# MAC Dateien am PC öffnen?



## Gudy (13. August 2003)

Hi,
ich habe eine Mail bekommen mit der mir MAC Bilddateien übersand wurden. Ich habe also keine Ahnung womit sie erstellt wurden oder was es genau für Dateien sind. Ich habe aber keine Ahnung von MAC.

Gibt es eine Möglichkeit diese Dateien am PC zu öffnen?

Danke


----------



## Mark (16. August 2003)

Hi!

Grundsätzlich ja, Du brauchst halt den benötigten Bild-Codec. JPG, TIFF und GIF sollten überhaupt keine Problemen machen, anders wird's bei PICT (so weit ich weiß) und z.B. Photoshop Dateien etc.
In der Hinsicht ist ACDSee wunderbar, der "schluckt" so gut wie alles...

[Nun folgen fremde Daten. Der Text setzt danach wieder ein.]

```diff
diff --git a/pbs_plus_amd/csrc/ring.cpp b/pbs_plus_amd/csrc/ring.cpp
--- a/pbs_plus_amd/csrc/ring.cpp
+++ b/pbs_plus_amd/csrc/ring.cpp
@@ -191,10 +191,40 @@
     return PBSGPU_OK;
 }
 
+static void ring_queue_fill(pbsgpu_ring *r, PageReq &q, uint64_t off, uint64_t seed, uint32_t kind, const pbsk::FillPiece *tab,
+                            uint32_t ntab) {
+    pbsk::RingFillJob j{};
+    j.body = r->arena.as<uint8_t>() + (uint64_t)q.phys * r->stride + 128u;
+    j.off = off;
+    j.seed = seed;
+    j.tab = tab;
+    j.ntab = ntab;
+    j.valid = q.valid;
+    j.kind = kind;
+    r->fill_jobs.push_back(j);
+    q.filled = true;
+}
+
+static int ring_flush_fills(pbsgpu_ring *r) {
+    const size_t n = r->fill_jobs.size();
+    for (size_t i = 0; i < n; i += pbsk::kRingFillJobs) {
+        const uint32_t m = (uint32_t)std::min<size_t>(pbsk::kRingFillJobs, n - i);
+        const hipError_t he = pbsk::launch_ring_fill(r->fill_jobs.data() + i, m, r->page_bytes, r->fs);
+        if (he != hipSuccess) {
+            g_last_hip_error.store((int)he);
+            r->fill_jobs.clear();
+            return r->error = PBSGPU_E_HIP;
+        }
+    }
+    r->fill_jobs.clear();
+    return PBSGPU_OK;
+}
+
 int ring_enqueue_round(pbsgpu_ring *r, bool *did) {
     *did = false;
     pbsgpu_engine *e = r->eng;
     if (r->error != PBSGPU_OK) return r->error;
+    CHK(ring_flush_fills(r));
     bool any = false, any_final = false;
     size_t ready = 0;
     for (auto &s : r->slots) {
@@ -226,6 +256,7 @@
     uint64_t cells_needed = 0, new_bytes = 0;
     RoundInfo ri;
     std::vector<hipEvent_t> deps;
+    bool any_filled = false;
     std::vector<uint64_t> sugg;
     const uint32_t minsz = std::min(e->effmin, e->cfg.min);
     const uint64_t feed = e->sugg_feed.load(std::memory_order_relaxed);
@@ -255,16 +286,11 @@
             p.valid = q.valid;
             p.slot = si;
             p.seg = ns;
-            p.do_fill = q.do_fill ? 1u : 0u;
-            p.fill_seed = q.seed;
-            p.fill_off = q.fill_off;
-            p.fill_kind = q.kind;
-            p.fill_tab = q.tab;
-            p.fill_ntab = q.ntab;
             p.prev_phys = (q.k > 0 && s.last_phys >= 0) ? (uint32_t)s.last_phys : 0xffffffffu;
             s.last_phys = (int64_t)q.phys;
             pg[np++] = p;
             if (q.dep) deps.push_back(q.dep);
+            any_filled |= q.filled;
             end += q.valid;
             new_bytes += q.valid;
             if (q.final) g.final = 1;
@@ -403,10 +429,13 @@
         if (hipStreamWaitEvent(scan_st, ev, 0) != hipSuccess) return fail(PBSGPU_E_HIP);
     for (hipEvent_t ev : deps) ring_event_put(r, ev);
     deps.clear();
+    if (any_filled) {
+        if (hipEventRecord(r->ev_fill[in], r->fs) != hipSuccess) return fail(PBSGPU_E_HIP);
+        if (hipStreamWaitEvent(scan_st, r->ev_fill[in], 0) != hipSuccess) return fail(PBSGPU_E_HIP);
+    }
     if (r->ps && r->ctl_used[set])
         if (hipStreamWaitEvent(r->ps, r->ev_ctl[set], 0) != hipSuccess) return fail(PBSGPU_E_HIP);
     {
-        const bool fill_serial = r->fill_serial;
         pbsk::RingStage stg{};
         if (r->stage_inputs) {
             const uint8_t *hb = r->in((uint32_t)in);
@@ -417,15 +446,14 @@
             stg.off[1] = (uint32_t)r->in_segs_off;    stg.len[1] = ns * (uint32_t)sizeof(pbsk::RingSeg);
             stg.off[2] = (uint32_t)r->in_recbase_off; stg.len[2] = (ns + 1u) * 4u;
             stg.off[3] = (uint32_t)r->in_suggidx_off; stg.len[3] = rr.sugg_idx ? (ns + 1u) * 4u : 0u;
-            stg.pages_host = pg;
             auto mirror = [&](const void *hp) { return db + (reinterpret_cast<const uint8_t *>(hp) - hb); };
             rr.pages = reinterpret_cast<const pbsk::RingPage *>(mirror(pg));
             rr.segs_in = reinterpret_cast<const pbsk::RingSeg *>(mirror(sg));
             rr.seg_rec_base = reinterpret_cast<const uint32_t *>(mirror(recbase));
             if (rr.sugg_idx) rr.sugg_idx = reinterpret_cast<const uint32_t *>(mirror(suggidx));
         }
-        const hipError_t he = pbsk::launch_ring_round(rr, e->num_cus, r->cs, fill_serial ? nullptr : r->fs, r->ev_fill[in], r->ps,
-                                                      r->ps ? r->ev_scan[in] : nullptr, r->stage_inputs ? &stg : nullptr);
+        const hipError_t he = pbsk::launch_ring_round(rr, e->num_cus, r->cs, r->ps, r->ps ? r->ev_scan[in] : nullptr,
+                                                      r->stage_inputs ? &stg : nullptr);
         if (he != hipSuccess) {
             g_last_hip_error.store((int)he);
             return fail(PBSGPU_E_HIP);
@@ -703,7 +731,6 @@
         if (o.max_inflight) r->max_inflight = std::min<uint32_t>(std::max(1u, o.max_inflight), kRingInputs);
         r->autopark_ms = std::max(0.0, o.autopark_ms);
         r->defer_service = (o.flags & PBSGPU_RING_F_DEFER_SERVICE) != 0;
-        r->fill_serial = (o.flags & PBSGPU_RING_F_FILL_SERIAL) != 0;
         r->dense_service = (o.flags & PBSGPU_RING_F_DENSE_SERVICE) != 0;
         r->dense_lanes = (o.flags & PBSGPU_RING_F_DENSE_LANES) != 0;
         r->tier_tag = (o.flags & PBSGPU_RING_F_TIER_TAG) != 0;
@@ -868,9 +895,10 @@
     HIPCHK(hipStreamSynchronize(r->cs));
     if (r->svc != SvcState::Stopped) {
         HIPCHK(hipStreamSynchronize(r->ss));
-        HIPCHK(hipStreamSynchronize(r->fs));
         ring_service_ended(r);
     }
+    if (r->error == PBSGPU_OK) CHK(ring_flush_fills(r));
+    HIPCHK(hipStreamSynchronize(r->fs));
     ring_reap_free(r);
     ring_reap_rounds(r);
     return r->error;
@@ -890,6 +918,7 @@
     if (e) {
         (void)hipSetDevice(e->device);
         if (r->cs && r->ss) (void)pbsgpu_ring_quiesce(r);
+        if (r->fs) (void)hipStreamSynchronize(r->fs);
         if (r->svc != SvcState::Stopped) {
             r->svc = SvcState::Stopped;
             service_ended(r->eng->device);
@@ -1164,10 +1193,7 @@
         q.k = s.next_k++;
         q.valid = (uint32_t)n;
         q.final = last && final;
-        q.do_fill = true;
-        q.seed = seed;
-        q.kind = kind;
-        q.fill_off = s.bytes_committed;
+        ring_queue_fill(r, q, s.bytes_committed, seed, kind, nullptr, 0);
         if (r->hold) r->held.assign(stream, q.k, q.phys);
         s.ready.push_back(q);
         r->ready_bytes += n;
@@ -1221,11 +1247,7 @@
         q.k = s.next_k++;
         q.valid = (uint32_t)n;
         q.final = last && final;
-        q.do_fill = true;
-        q.kind = 5;
-        q.tab = tab;
-        q.ntab = nt;
-        q.fill_off = s.bytes_committed;
+        ring_queue_fill(r, q, s.bytes_committed, 0, 5, tab, nt);
         if (r->hold) r->held.assign(stream, q.k, q.phys);
         s.ready.push_back(q);
         r->ready_bytes += n;
@@ -1240,6 +1262,7 @@
     if (!r) return PBSGPU_E_INVALID;
     CHK(set_device(r->eng));
     ring_heartbeat(r);
+    if (r->error == PBSGPU_OK) CHK(ring_flush_fills(r));
     CHK(ring_service_check(r, false));
     if (r->svc == SvcState::Stopping) {
         const hipError_t q = hipEventQuery(r->ev_svc1);
diff --git a/pbs_plus_amd/csrc/ring_internal.h b/pbs_plus_amd/csrc/ring_internal.h
--- a/pbs_plus_amd/csrc/ring_internal.h
+++ b/pbs_plus_amd/csrc/ring_internal.h
@@ -17,11 +17,7 @@
     uint64_t k = 0;
     uint32_t valid = 0;
     bool final = false;
-    bool do_fill = false;
-    uint64_t seed = 0, fill_off = 0;
-    uint32_t kind = 0;
-    const pbsk::FillPiece *tab = nullptr;
-    uint32_t ntab = 0;
+    bool filled = false;
     hipEvent_t dep = nullptr;
 };
 
@@ -111,6 +107,7 @@
     double obs_bytes = 0, obs_long_bytes = 0;
     hipEvent_t ev_reset = nullptr, ev_svc0 = nullptr, ev_svc1 = nullptr, ev_xsvc1 = nullptr, ev_lsvc1 = nullptr;
     hipEvent_t ev_fill[pbse::kRingInputs] = {};
+    std::vector<pbsk::RingFillJob> fill_jobs;
     std::vector<hipEvent_t> ev_pool;
     pbse::SvcState svc = pbse::SvcState::Stopped;
     uint32_t rounds_enq = 0;
@@ -124,7 +121,6 @@
     uint32_t park_grace_gen = 0;
     double park_wait_t0 = 0;
     bool parked_for_flush = false;
-    bool fill_serial = false;
     bool hold = false;
     pbse::HeldPages held;
     uint32_t opt_long_lo = 0, opt_long_spill = 0, opt_poll_every = 0;
diff --git a/pbs_plus_amd/csrc/ring_kernels.inc b/pbs_plus_amd/csrc/ring_kernels.inc
--- a/pbs_plus_amd/csrc/ring_kernels.inc
+++ b/pbs_plus_amd/csrc/ring_kernels.inc
@@ -6,37 +6,37 @@
     return true;
 }
 
-__global__ __launch_bounds__(256) void k_ring_fill(RingRound r) {
-    const RingPage &pe = r.pages[blockIdx.y];
-    if (!pe.do_fill) return;
-    uint64_t *dst = reinterpret_cast<uint64_t *>(r.arena + pe.phys_off);
-    const uint64_t nwords = ((uint64_t)pe.valid + 7u) / 8u;
-    const uint64_t w0 = pe.fill_off >> 3;
-    const uint64_t stride = (uint64_t)gridDim.x * blockDim.x;
-    if (pe.fill_kind == 4u) {
+constexpr unsigned kRingLdsTag = 1024;
+
+__device__ __forceinline__ void ring_fill_page(const RingFillJob &j, uint32_t bx, uint32_t nx) {
+    uint64_t *dst = reinterpret_cast<uint64_t *>(j.body);
+    const uint64_t nwords = ((uint64_t)j.valid + 7u) / 8u;
+    const uint64_t w0 = j.off >> 3;
+    const uint64_t stride = (uint64_t)nx * blockDim.x;
+    if (j.kind == 4u) {
         uint4 *d4 = reinterpret_cast<uint4 *>(dst);
-        const uint32_t nblk = (uint32_t)((nwords + 1u) / 2u), step = gridDim.x * blockDim.x;
+        const uint32_t nblk = (uint32_t)((nwords + 1u) / 2u), step = nx * blockDim.x;
         const uint64_t q0 = w0 >> 1;
-        uint32_t i = blockIdx.x * blockDim.x + threadIdx.x;
+        uint32_t i = bx * blockDim.x + threadIdx.x;
         for (; i + 3u * step < nblk; i += 4u * step) {
-            const uint4 a = chacha2_block(q0 + i, pe.fill_seed), b = chacha2_block(q0 + i + step, pe.fill_seed);
-            const uint4 c = chacha2_block(q0 + i + 2u * step, pe.fill_seed), d = chacha2_block(q0 + i + 3u * step, pe.fill_seed);
+            const uint4 a = chacha2_block(q0 + i, j.seed), b = chacha2_block(q0 + i + step, j.seed);
+            const uint4 c = chacha2_block(q0 + i + 2u * step, j.seed), d = chacha2_block(q0 + i + 3u * step, j.seed);
             d4[i] = a;
             d4[i + step] = b;
             d4[i + 2u * step] = c;
             d4[i + 3u * step] = d;
         }
-        for (; i < nblk; i += step) d4[i] = chacha2_block(q0 + i, pe.fill_seed);
+        for (; i < nblk; i += step) d4[i] = chacha2_block(q0 + i, j.seed);
         return;
     }
-    if (pe.fill_kind == 5u) {
+    if (j.kind == 5u) {
         uint4 *d4 = reinterpret_cast<uint4 *>(dst);
-        const uint32_t nblk = (uint32_t)((nwords + 1u) / 2u), step = gridDim.x * blockDim.x;
-        const FillPiece *tab = pe.fill_tab;
-        const uint32_t nt = pe.fill_ntab;
+        const uint32_t nblk = (uint32_t)((nwords + 1u) / 2u), step = nx * blockDim.x;
+        const FillPiece *tab = j.tab;
+        const uint32_t nt = j.ntab;
         FillPiece pc{~0ull, 0, 0, 0};
-        for (uint32_t i = blockIdx.x * blockDim.x + threadIdx.x; i < nblk; i += step) {
-            const uint64_t x = pe.fill_off + 16ull * i;
+        for (uint32_t i = bx * blockDim.x + threadIdx.x; i < nblk; i += step) {
+            const uint64_t x = j.off + 16ull * i;
             if (!(x >= pc.dst_off && x - pc.dst_off < pc.len)) {
                 uint32_t lo = 0, hi = nt;
                 while (hi - lo > 1u) {
@@ -49,8 +49,20 @@
         }
         return;
     }
-    for (uint64_t i = (uint64_t)blockIdx.x * blockDim.x + threadIdx.x; i < nwords; i += stride)
-        dst[i] = fill_word(w0 + i, pe.fill_seed, pe.fill_kind);
+    for (uint64_t i = (uint64_t)bx * blockDim.x + threadIdx.x; i < nwords; i += stride)
+        dst[i] = fill_word(w0 + i, j.seed, j.kind);
+}
+
+__global__ __launch_bounds__(256) void k_ring_fill(RingFillJobs a) { ring_fill_page(a.j[blockIdx.y], blockIdx.x, gridDim.x); }
+
+hipError_t launch_ring_fill(const RingFillJob *jobs, uint32_t n, uint64_t page_bytes, hipStream_t st) {
+    if (n == 0 || n > kRingFillJobs) return hipErrorInvalidValue;
+    RingFillJobs a{};
+    for (uint32_t i = 0; i < n; ++i) a.j[i] = jobs[i];
+    const uint32_t by_count = 1024u / n, by_size = (uint32_t)std::min<uint64_t>(page_bytes / (16u * 256u * 4u), 1024u);
+    const uint32_t gx = std::max(16u, std::min(by_count, by_size));
+    hipLaunchKernelGGL(k_ring_fill, dim3(gx, n), dim3(256), kRingLdsTag, st, a);
+    return hipGetLastError();
 }
 
 __global__ __launch_bounds__(64) void k_ring_prep_pages(RingRound r) {
@@ -414,8 +426,6 @@
     return hipGetLastError();
 }
 
-constexpr unsigned kRingLdsTag = 1024;
-
 __global__ __launch_bounds__(256) void k_ring_stage(RingStage s) {
     const uint32_t sp = blockIdx.y;
     const uint32_t n16 = (s.len[sp] + 15u) / 16u;
@@ -424,25 +434,13 @@
     for (uint32_t i = blockIdx.x * blockDim.x + threadIdx.x; i < n16; i += gridDim.x * blockDim.x) b[i] = a[i];
 }
 
-hipError_t launch_ring_round(const RingRound &r, int num_cus, hipStream_t st, hipStream_t fill_st, hipEvent_t fill_ev,
-                             hipStream_t scan_st, hipEvent_t scan_ev, const RingStage *stage) {
+hipError_t launch_ring_round(const RingRound &r, int num_cus, hipStream_t st, hipStream_t scan_st, hipEvent_t scan_ev,
+                             const RingStage *stage) {
     hipStream_t sst = scan_st ? scan_st : st;
-    bool any_fill = false;
-    const RingPage *hp = stage ? stage->pages_host : r.pages;
-    for (uint32_t i = 0; i < r.npages; ++i) any_fill |= hp[i].do_fill != 0;
     if (stage) {
         uint32_t mx = 1;
         for (int k = 0; k < 4; ++k) mx = std::max(mx, (stage->len[k] / 16u + 255u) / 256u);
-        hipLaunchKernelGGL(k_ring_stage, dim3(std::min(mx, 8u), 4), dim3(256), kRingLdsTag, (any_fill && fill_st) ? fill_st : sst, *stage);
-    }
-    if (any_fill) {
-        hipLaunchKernelGGL(k_ring_fill, dim3(16, r.npages), dim3(256), kRingLdsTag, fill_st ? fill_st : sst, r);
-        if (fill_st && fill_st != sst) {
-            hipError_t e = hipEventRecord(fill_ev, fill_st);
-            if (e != hipSuccess) return e;
-            e = hipStreamWaitEvent(sst, fill_ev, 0);
-            if (e != hipSuccess) return e;
-        }
+        hipLaunchKernelGGL(k_ring_stage, dim3(std::min(mx, 8u), 4), dim3(256), kRingLdsTag, sst, *stage);
     }
     hipLaunchKernelGGL(k_ring_prep_pages, dim3(r.npages ? r.npages : 1), dim3(64), kRingLdsTag, sst, r);
     const uint64_t ntiles = (uint64_t)r.npages * r.tpp;
```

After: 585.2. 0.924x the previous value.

Hinzu ist Windows Endungs-Orientiert, d.h. wenn es Mac-Dateien ohne Endung bekommt, weiß es nicht, was es damit tun soll. Es fragt Dich dann halt nach dem zu verwendenen Programm (eben z.B. ACDSee)...


----------



## Beppone (16. August 2003)

Mac-Bilddaten unter Win öffnen: Photoshop starten und im Öffnen- oder "Öffnen als"-Dialog (je nach PS-Version) die Dateien öffnen.

Pict- und PSD-Bilder öffnet PS unter Win natürlich genauso.

Gruß

Bep


----------



## Maler Hans (26. September 2003)

*Mac-Dateien*

Hallo,
der größte Könner auf dem Gebiet der Datei-Öffnung und -Änderung ist der Graphik-Konverter, ein deutsches Programm, das fast auf jeder besseren Computer-Zeitschriften-CD zu finden ist. Sonst Lemke-Soft oder so ähnlich suchen.
Gruß Hans


----------